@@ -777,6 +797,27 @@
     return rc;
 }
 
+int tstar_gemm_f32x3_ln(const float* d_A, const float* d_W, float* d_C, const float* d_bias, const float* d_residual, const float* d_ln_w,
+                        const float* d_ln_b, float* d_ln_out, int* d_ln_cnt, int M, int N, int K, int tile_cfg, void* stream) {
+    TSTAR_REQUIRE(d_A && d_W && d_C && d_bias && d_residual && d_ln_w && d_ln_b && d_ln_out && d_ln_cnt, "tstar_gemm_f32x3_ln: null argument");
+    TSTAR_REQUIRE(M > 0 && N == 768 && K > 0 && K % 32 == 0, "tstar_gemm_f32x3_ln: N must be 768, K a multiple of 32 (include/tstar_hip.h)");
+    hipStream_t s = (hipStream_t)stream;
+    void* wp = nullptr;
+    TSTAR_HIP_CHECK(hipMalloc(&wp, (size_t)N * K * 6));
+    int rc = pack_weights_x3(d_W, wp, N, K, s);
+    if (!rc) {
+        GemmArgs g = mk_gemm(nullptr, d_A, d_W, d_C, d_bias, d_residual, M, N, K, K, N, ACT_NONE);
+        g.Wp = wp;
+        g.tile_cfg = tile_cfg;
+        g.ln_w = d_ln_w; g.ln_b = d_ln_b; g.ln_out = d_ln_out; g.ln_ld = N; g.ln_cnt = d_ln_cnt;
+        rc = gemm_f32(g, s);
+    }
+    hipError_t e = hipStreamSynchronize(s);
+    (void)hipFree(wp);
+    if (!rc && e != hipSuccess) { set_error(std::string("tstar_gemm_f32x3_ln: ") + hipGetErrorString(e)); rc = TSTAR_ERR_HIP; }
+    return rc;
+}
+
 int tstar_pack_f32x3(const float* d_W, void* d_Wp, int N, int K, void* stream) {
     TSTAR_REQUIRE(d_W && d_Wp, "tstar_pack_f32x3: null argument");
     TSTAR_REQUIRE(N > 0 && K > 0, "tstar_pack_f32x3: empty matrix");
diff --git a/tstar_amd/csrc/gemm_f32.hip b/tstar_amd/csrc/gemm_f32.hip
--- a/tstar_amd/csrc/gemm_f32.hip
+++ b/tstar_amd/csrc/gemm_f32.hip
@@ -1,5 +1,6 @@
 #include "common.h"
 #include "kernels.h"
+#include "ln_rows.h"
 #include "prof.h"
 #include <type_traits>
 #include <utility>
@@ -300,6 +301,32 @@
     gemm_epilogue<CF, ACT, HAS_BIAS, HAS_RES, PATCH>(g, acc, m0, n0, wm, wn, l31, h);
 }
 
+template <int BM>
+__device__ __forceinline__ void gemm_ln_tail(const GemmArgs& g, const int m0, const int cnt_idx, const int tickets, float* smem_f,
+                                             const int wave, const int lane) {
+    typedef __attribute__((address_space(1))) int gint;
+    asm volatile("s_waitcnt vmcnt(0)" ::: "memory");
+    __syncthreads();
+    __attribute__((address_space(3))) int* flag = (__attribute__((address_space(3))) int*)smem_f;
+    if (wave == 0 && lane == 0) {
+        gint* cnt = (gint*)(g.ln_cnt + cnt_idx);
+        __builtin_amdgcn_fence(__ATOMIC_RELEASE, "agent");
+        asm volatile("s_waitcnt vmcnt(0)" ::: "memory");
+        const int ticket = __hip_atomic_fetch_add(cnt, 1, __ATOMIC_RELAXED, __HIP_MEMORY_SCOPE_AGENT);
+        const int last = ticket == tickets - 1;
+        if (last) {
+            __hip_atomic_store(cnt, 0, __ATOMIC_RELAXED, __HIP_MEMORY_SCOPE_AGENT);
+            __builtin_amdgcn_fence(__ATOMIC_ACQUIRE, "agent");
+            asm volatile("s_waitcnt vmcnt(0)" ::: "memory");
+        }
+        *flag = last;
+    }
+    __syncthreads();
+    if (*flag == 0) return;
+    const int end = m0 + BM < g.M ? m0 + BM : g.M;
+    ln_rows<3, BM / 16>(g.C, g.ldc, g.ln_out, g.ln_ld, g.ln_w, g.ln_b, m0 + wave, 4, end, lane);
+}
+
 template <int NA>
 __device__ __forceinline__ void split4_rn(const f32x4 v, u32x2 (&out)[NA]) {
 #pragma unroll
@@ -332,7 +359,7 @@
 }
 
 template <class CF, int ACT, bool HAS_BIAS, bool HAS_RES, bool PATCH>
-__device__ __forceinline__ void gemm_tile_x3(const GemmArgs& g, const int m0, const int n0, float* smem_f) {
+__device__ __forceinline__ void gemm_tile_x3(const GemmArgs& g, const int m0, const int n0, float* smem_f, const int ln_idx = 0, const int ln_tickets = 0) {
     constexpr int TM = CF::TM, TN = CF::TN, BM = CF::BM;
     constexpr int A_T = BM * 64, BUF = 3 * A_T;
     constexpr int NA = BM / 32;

==

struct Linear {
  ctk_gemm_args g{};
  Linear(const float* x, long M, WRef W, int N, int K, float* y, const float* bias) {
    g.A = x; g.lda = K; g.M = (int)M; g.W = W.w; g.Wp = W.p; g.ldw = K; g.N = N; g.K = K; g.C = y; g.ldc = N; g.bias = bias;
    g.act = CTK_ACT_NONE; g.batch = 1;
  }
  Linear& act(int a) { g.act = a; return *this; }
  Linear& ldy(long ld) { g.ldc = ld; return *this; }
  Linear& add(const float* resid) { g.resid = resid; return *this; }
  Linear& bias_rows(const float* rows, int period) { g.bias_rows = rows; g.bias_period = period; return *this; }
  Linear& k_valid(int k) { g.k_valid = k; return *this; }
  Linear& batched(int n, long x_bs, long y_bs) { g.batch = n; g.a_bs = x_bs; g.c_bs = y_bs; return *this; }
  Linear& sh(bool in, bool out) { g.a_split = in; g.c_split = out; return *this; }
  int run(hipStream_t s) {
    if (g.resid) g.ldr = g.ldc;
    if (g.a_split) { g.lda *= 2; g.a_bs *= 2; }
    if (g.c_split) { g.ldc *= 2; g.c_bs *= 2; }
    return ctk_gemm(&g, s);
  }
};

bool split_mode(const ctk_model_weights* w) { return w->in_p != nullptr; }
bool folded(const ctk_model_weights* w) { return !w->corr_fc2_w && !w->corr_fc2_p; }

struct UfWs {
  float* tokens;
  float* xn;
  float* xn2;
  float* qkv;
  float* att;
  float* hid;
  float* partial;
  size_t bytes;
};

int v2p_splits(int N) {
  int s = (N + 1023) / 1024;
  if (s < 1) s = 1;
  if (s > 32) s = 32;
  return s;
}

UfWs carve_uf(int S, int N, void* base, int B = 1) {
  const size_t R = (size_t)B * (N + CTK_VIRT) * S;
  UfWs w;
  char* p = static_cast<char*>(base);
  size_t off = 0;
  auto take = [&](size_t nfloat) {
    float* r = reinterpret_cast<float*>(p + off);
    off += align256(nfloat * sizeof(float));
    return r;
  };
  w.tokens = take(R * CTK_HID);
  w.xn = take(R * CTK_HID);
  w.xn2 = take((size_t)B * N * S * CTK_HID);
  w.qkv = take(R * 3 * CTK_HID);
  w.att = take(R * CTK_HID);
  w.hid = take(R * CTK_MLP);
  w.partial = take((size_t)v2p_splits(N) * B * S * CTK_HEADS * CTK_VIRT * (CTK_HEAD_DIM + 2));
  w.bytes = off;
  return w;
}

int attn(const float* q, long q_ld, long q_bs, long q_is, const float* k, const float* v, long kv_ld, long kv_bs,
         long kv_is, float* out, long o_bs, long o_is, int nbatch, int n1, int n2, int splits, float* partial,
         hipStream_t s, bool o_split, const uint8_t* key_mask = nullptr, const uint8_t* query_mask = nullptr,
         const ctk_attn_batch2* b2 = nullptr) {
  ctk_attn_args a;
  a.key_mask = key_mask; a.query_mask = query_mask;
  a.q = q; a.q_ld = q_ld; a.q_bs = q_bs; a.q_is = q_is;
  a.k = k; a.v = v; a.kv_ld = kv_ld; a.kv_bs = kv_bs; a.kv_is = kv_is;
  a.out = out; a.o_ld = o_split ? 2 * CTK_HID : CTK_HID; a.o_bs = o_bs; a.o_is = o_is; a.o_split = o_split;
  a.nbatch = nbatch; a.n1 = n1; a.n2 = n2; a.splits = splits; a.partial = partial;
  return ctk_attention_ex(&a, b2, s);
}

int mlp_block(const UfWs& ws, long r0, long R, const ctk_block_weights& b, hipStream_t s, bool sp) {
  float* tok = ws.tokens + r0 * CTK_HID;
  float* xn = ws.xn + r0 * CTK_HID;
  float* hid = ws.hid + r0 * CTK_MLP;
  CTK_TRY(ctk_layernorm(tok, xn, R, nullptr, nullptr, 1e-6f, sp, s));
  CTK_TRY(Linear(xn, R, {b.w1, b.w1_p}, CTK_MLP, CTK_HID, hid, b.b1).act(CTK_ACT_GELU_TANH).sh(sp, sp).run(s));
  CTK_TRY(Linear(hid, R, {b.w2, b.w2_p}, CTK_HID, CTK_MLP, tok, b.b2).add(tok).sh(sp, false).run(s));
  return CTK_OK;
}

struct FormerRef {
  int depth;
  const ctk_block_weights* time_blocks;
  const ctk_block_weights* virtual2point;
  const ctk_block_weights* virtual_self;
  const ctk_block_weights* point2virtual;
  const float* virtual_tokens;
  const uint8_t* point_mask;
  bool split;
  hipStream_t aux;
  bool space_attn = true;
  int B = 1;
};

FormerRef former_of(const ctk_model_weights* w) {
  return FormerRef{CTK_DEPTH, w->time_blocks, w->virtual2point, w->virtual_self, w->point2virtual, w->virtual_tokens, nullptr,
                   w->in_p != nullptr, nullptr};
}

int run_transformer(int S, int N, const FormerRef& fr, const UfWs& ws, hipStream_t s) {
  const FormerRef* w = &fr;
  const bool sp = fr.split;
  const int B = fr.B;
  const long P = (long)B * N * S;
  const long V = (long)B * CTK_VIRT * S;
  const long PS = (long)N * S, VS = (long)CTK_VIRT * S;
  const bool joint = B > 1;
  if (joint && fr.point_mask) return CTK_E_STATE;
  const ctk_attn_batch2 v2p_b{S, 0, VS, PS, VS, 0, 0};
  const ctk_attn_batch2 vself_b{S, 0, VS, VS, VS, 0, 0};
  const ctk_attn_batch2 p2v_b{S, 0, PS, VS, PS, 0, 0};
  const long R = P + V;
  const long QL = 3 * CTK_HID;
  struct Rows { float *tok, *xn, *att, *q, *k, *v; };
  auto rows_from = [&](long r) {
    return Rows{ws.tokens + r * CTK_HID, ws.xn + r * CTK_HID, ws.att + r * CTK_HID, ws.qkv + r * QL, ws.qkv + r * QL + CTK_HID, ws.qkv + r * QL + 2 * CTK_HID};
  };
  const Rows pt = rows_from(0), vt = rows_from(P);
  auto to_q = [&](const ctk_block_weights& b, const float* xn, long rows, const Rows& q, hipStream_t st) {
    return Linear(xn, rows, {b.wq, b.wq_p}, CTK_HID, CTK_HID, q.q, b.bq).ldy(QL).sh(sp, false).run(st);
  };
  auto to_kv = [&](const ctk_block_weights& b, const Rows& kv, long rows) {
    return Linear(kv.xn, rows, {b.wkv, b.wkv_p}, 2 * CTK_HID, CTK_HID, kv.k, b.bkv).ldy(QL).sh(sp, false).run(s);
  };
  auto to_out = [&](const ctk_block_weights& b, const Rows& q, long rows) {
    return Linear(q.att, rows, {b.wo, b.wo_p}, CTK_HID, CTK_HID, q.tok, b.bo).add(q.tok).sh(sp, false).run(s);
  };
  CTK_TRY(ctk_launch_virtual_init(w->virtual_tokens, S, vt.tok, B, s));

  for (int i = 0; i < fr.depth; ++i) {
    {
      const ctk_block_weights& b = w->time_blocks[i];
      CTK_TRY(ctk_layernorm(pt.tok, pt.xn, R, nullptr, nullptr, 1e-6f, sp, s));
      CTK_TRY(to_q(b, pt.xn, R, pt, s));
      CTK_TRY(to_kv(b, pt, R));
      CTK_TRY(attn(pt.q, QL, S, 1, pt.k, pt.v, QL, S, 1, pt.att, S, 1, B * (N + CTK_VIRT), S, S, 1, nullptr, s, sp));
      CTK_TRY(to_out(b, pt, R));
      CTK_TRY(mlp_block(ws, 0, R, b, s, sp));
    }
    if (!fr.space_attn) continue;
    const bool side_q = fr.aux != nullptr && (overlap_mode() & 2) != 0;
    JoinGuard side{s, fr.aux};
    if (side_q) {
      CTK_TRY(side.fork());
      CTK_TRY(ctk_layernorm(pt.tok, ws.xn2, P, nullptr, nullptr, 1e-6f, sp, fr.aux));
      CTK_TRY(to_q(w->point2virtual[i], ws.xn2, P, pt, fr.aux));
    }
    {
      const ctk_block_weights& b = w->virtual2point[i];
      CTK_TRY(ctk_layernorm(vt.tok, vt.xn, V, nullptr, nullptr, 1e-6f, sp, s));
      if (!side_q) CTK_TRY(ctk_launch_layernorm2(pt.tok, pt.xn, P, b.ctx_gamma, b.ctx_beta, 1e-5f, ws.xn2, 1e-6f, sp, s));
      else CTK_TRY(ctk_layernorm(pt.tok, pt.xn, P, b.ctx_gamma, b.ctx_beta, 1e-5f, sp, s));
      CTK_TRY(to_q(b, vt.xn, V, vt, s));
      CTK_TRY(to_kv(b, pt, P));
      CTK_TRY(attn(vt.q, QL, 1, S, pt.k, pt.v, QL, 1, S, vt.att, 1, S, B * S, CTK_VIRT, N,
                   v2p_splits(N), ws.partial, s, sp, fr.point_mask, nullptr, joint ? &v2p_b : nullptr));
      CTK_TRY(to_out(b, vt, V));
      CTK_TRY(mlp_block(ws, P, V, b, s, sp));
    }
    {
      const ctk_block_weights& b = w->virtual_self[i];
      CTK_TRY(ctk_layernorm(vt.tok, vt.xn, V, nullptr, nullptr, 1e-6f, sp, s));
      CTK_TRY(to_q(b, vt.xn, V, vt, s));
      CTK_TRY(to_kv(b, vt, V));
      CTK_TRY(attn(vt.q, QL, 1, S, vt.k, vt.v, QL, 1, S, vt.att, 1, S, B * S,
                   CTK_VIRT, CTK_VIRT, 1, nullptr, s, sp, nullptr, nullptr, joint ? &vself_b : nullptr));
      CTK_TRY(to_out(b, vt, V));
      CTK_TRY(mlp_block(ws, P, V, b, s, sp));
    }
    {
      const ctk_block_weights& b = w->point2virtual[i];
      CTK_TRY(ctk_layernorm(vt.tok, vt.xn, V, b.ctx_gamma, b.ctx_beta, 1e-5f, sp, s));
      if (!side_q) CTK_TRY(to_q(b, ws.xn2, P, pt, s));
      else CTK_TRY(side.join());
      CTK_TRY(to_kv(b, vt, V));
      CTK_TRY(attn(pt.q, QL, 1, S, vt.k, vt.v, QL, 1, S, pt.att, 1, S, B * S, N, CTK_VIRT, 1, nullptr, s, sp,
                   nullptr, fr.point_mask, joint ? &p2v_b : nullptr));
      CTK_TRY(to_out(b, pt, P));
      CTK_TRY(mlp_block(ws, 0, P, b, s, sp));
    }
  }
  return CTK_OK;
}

--

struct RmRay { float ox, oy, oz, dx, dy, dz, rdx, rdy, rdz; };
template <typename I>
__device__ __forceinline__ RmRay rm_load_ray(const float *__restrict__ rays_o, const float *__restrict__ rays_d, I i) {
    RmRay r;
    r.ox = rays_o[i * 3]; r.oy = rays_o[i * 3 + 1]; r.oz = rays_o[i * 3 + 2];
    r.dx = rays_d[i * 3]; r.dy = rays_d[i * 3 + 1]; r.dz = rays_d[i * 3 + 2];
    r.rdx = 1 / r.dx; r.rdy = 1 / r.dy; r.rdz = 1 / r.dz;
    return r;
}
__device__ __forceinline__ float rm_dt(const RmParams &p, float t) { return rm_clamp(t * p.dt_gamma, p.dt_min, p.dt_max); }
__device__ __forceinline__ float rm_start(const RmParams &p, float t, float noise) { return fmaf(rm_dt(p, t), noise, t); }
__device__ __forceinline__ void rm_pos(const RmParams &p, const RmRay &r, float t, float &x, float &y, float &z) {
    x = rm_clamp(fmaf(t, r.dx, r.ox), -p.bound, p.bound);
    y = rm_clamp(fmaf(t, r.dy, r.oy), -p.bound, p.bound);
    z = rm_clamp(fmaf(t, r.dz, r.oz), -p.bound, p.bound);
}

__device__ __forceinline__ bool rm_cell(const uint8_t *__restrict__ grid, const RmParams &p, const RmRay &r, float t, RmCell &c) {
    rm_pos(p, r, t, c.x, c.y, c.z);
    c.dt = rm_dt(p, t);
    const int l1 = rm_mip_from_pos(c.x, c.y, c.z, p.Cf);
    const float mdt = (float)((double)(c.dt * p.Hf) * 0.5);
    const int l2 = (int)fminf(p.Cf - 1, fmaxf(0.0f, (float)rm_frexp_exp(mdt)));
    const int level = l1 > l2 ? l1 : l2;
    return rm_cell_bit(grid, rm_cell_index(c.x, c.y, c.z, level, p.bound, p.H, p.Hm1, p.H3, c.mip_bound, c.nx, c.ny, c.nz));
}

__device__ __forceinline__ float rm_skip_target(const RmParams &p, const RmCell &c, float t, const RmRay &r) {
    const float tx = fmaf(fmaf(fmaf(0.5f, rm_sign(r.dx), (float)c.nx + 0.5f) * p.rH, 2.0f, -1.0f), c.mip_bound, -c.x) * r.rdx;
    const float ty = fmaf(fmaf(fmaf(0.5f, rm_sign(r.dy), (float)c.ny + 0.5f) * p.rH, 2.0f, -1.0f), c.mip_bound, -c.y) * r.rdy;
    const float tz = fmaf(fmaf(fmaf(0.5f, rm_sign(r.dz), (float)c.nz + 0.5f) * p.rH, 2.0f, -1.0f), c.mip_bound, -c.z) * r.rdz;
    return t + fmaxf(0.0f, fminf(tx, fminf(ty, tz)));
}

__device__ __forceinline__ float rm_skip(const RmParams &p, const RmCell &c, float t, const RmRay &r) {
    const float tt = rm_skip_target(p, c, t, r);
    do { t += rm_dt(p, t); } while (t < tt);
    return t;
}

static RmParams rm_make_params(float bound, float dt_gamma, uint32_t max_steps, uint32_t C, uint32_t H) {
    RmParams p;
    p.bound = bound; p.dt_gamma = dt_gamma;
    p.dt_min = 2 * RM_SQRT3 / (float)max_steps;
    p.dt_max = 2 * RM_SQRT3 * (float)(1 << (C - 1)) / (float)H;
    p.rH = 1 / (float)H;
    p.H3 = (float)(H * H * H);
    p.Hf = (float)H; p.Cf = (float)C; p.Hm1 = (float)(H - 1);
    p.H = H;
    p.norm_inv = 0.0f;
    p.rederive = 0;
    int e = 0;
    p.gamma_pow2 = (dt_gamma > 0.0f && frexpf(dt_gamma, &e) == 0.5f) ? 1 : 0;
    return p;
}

PROBLEM TO WORK ON:
Look through the material above and print exactly the lines from the one containing "const float tx" to the one containing "const float ty", both included, and nothing more.

SOLUTION BELOW:
    const float tx = fmaf(fmaf(fmaf(0.5f, rm_sign(r.dx), (float)c.nx + 0.5f) * p.rH, 2.0f, -1.0f), c.mip_bound, -c.x) * r.rdx;
    const float ty = fmaf(fmaf(fmaf(0.5f, rm_sign(r.dy), (float)c.ny + 0.5f) * p.rH, 2.0f, -1.0f), c.mip_bound, -c.y) * r.rdy;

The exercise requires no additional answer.